**ACTIVITY**
Repeat the data below with no changes.

**RECORDS FOR PROCESSING**
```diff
diff --git a/radar-ml_amd/csrc/svm_tile.h b/radar-ml_amd/csrc/svm_tile.h
--- a/radar-ml_amd/csrc/svm_tile.h
+++ b/radar-ml_amd/csrc/svm_tile.h
@@ -21,10 +21,12 @@
     double* partial; int64_t Npart;
     double* kmat; int64_t ld_k; int64_t M;
     int64_t sv_rows;
+    const uint32_t* sv_occ; const uint32_t* x_occ; int ow; const uint8_t* bg_line;
 };
 
-template <int PATH, int PT, bool KM = false>
+template <int PATH, int PT, bool KM = false, bool SPARSE = false>
 __global__ __launch_bounds__(256, 2) void k_svm_gemm(GemmArgs a) {
+    static_assert(!SPARSE || (PATH == PATH_I8 && !KM), "occupancy words exist for code rows only");
     extern __shared__ __align__(16) unsigned char smem[];
     const int tid = threadIdx.x, lane = tid & 63, wave = tid >> 6;
     const int wr = wave >> 1, wc = wave & 1;
@@ -157,15 +159,24 @@
         }
     } else {
         using acc_t = typename std::conditional<PATH == PATH_I8, v16i, v16f>::type;
-        TileStager sg;
-        sg.init<true>(a.sv, a.ld_sv, m0, a.x, a.ld_x, f0, a.N, wave, lane);
         Frag32<2> fa, fb;
         fa.init(wr * 64, lane); fb.init(wc * 64, lane);
         const int chalf = lane >> 5;
         acc_t acc[2][2];
         zero_acc(acc);
         auto ks32 = [&](const unsigned char* sA, const unsigned char* sB) { kstep_32<PATH>(acc, sA, sB, fa, fb, chalf); };
-        tile_k_loop(sg, smem, 0, a.KT, ks32);
+        if constexpr (SPARSE) {
+            uint32_t* occ_l = reinterpret_cast<uint32_t*>(smem + 4 * kTileBytes + kTile * (1 + PT) * sizeof(double) + kExpTabBytes);
+            SparseStager::fill(occ_l, a.sv_occ, m0, a.x_occ, f0, a.N, a.ow, tid);
+            __syncthreads();
+            SparseStager sg;
+            sg.init(a.sv, a.ld_sv, m0, a.x, a.ld_x, f0, a.N, occ_l, a.ow, a.bg_line, wave, lane);
+            tile_k_loop_sparse(sg, smem, a.KT, ks32);
+        } else {
+            TileStager sg;
+            sg.init<true>(a.sv, a.ld_sv, m0, a.x, a.ld_x, f0, a.N, wave, lane);
+            tile_k_loop(sg, smem, 0, a.KT, ks32);
+        }
 
         const bool rbf = (a.kernel == RML_KERNEL_RBF);
         __syncthreads();
@@ -258,15 +269,15 @@
             }
 }
 
-template <int PATH, bool KM = false>
+template <int PATH, bool KM = false, bool SPARSE = false>
 int launch_gemm(const rml_svm* m, const GemmArgs& ga, hipStream_t st) {
-    const size_t lds = 4 * kTileBytes + (size_t)kTile * (1 + m->PT) * sizeof(double) + kExpTabBytes;
+    const size_t lds = 4 * kTileBytes + (size_t)kTile * (1 + m->PT) * sizeof(double) + kExpTabBytes + (SPARSE ? (size_t)2 * kTile * ga.ow * 4 : 0);
     const int FT8 = (ga.FT + 7) / 8 * 8;
     dim3 grid((unsigned)(FT8 * ga.ST)), block(256);
 #define RML_GEMM_CASE(PTV)                                                                                         \
     case PTV: {                                                                                                    \
-        RML_MAX_DYN_LDS(144 * 1024, &k_svm_gemm<PATH, PTV, KM>);                                                   \
-        hipLaunchKernelGGL((k_svm_gemm<PATH, PTV, KM>), grid, block, lds, st, ga);                                 \
+        RML_MAX_DYN_LDS(144 * 1024, &k_svm_gemm<PATH, PTV, KM, SPARSE>);                                           \
+        hipLaunchKernelGGL((k_svm_gemm<PATH, PTV, KM, SPARSE>), grid, block, lds, st, ga);                         \
     } break;
     switch (m->PT) {
         RML_GEMM_CASE(1)
```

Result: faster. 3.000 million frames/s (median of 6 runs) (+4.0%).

**RESULT**
```diff
diff --git a/radar-ml_amd/csrc/svm_tile.h b/radar-ml_amd/csrc/svm_tile.h
--- a/radar-ml_amd/csrc/svm_tile.h
+++ b/radar-ml_amd/csrc/svm_tile.h
@@ -21,10 +21,12 @@
     double* partial; int64_t Npart;
     double* kmat; int64_t ld_k; int64_t M;
     int64_t sv_rows;
+    const uint32_t* sv_occ; const uint32_t* x_occ; int ow; const uint8_t* bg_line;
 };
 
-template <int PATH, int PT, bool KM = false>
+template <int PATH, int PT, bool KM = false, bool SPARSE = false>
 __global__ __launch_bounds__(256, 2) void k_svm_gemm(GemmArgs a) {
+    static_assert(!SPARSE || (PATH == PATH_I8 && !KM), "occupancy words exist for code rows only");
     extern __shared__ __align__(16) unsigned char smem[];
     const int tid = threadIdx.x, lane = tid & 63, wave = tid >> 6;
     const int wr = wave >> 1, wc = wave & 1;
@@ -157,15 +159,24 @@
         }
     } else {
         using acc_t = typename std::conditional<PATH == PATH_I8, v16i, v16f>::type;
-        TileStager sg;
-        sg.init<true>(a.sv, a.ld_sv, m0, a.x, a.ld_x, f0, a.N, wave, lane);
         Frag32<2> fa, fb;
         fa.init(wr * 64, lane); fb.init(wc * 64, lane);
         const int chalf = lane >> 5;
         acc_t acc[2][2];
         zero_acc(acc);
         auto ks32 = [&](const unsigned char* sA, const unsigned char* sB) { kstep_32<PATH>(acc, sA, sB, fa, fb, chalf); };
-        tile_k_loop(sg, smem, 0, a.KT, ks32);
+        if constexpr (SPARSE) {
+            uint32_t* occ_l = reinterpret_cast<uint32_t*>(smem + 4 * kTileBytes + kTile * (1 + PT) * sizeof(double) + kExpTabBytes);
+            SparseStager::fill(occ_l, a.sv_occ, m0, a.x_occ, f0, a.N, a.ow, tid);
+            __syncthreads();
+            SparseStager sg;
+            sg.init(a.sv, a.ld_sv, m0, a.x, a.ld_x, f0, a.N, occ_l, a.ow, a.bg_line, wave, lane);
+            tile_k_loop_sparse(sg, smem, a.KT, ks32);
+        } else {
+            TileStager sg;
+            sg.init<true>(a.sv, a.ld_sv, m0, a.x, a.ld_x, f0, a.N, wave, lane);
+            tile_k_loop(sg, smem, 0, a.KT, ks32);
+        }
 
         const bool rbf = (a.kernel == RML_KERNEL_RBF);
         __syncthreads();
@@ -258,15 +269,15 @@
             }
 }
 
-template <int PATH, bool KM = false>
+template <int PATH, bool KM = false, bool SPARSE = false>
 int launch_gemm(const rml_svm* m, const GemmArgs& ga, hipStream_t st) {
-    const size_t lds = 4 * kTileBytes + (size_t)kTile * (1 + m->PT) * sizeof(double) + kExpTabBytes;
+    const size_t lds = 4 * kTileBytes + (size_t)kTile * (1 + m->PT) * sizeof(double) + kExpTabBytes + (SPARSE ? (size_t)2 * kTile * ga.ow * 4 : 0);
     const int FT8 = (ga.FT + 7) / 8 * 8;
     dim3 grid((unsigned)(FT8 * ga.ST)), block(256);
 #define RML_GEMM_CASE(PTV)                                                                                         \
     case PTV: {                                                                                                    \
-        RML_MAX_DYN_LDS(144 * 1024, &k_svm_gemm<PATH, PTV, KM>);                                                   \
-        hipLaunchKernelGGL((k_svm_gemm<PATH, PTV, KM>), grid, block, lds, st, ga);                                 \
+        RML_MAX_DYN_LDS(144 * 1024, &k_svm_gemm<PATH, PTV, KM, SPARSE>);                                           \
+        hipLaunchKernelGGL((k_svm_gemm<PATH, PTV, KM, SPARSE>), grid, block, lds, st, ga);                         \
     } break;
     switch (m->PT) {
         RML_GEMM_CASE(1)
```

Result: faster. 3.000 million frames/s (median of 6 runs) (+4.0%).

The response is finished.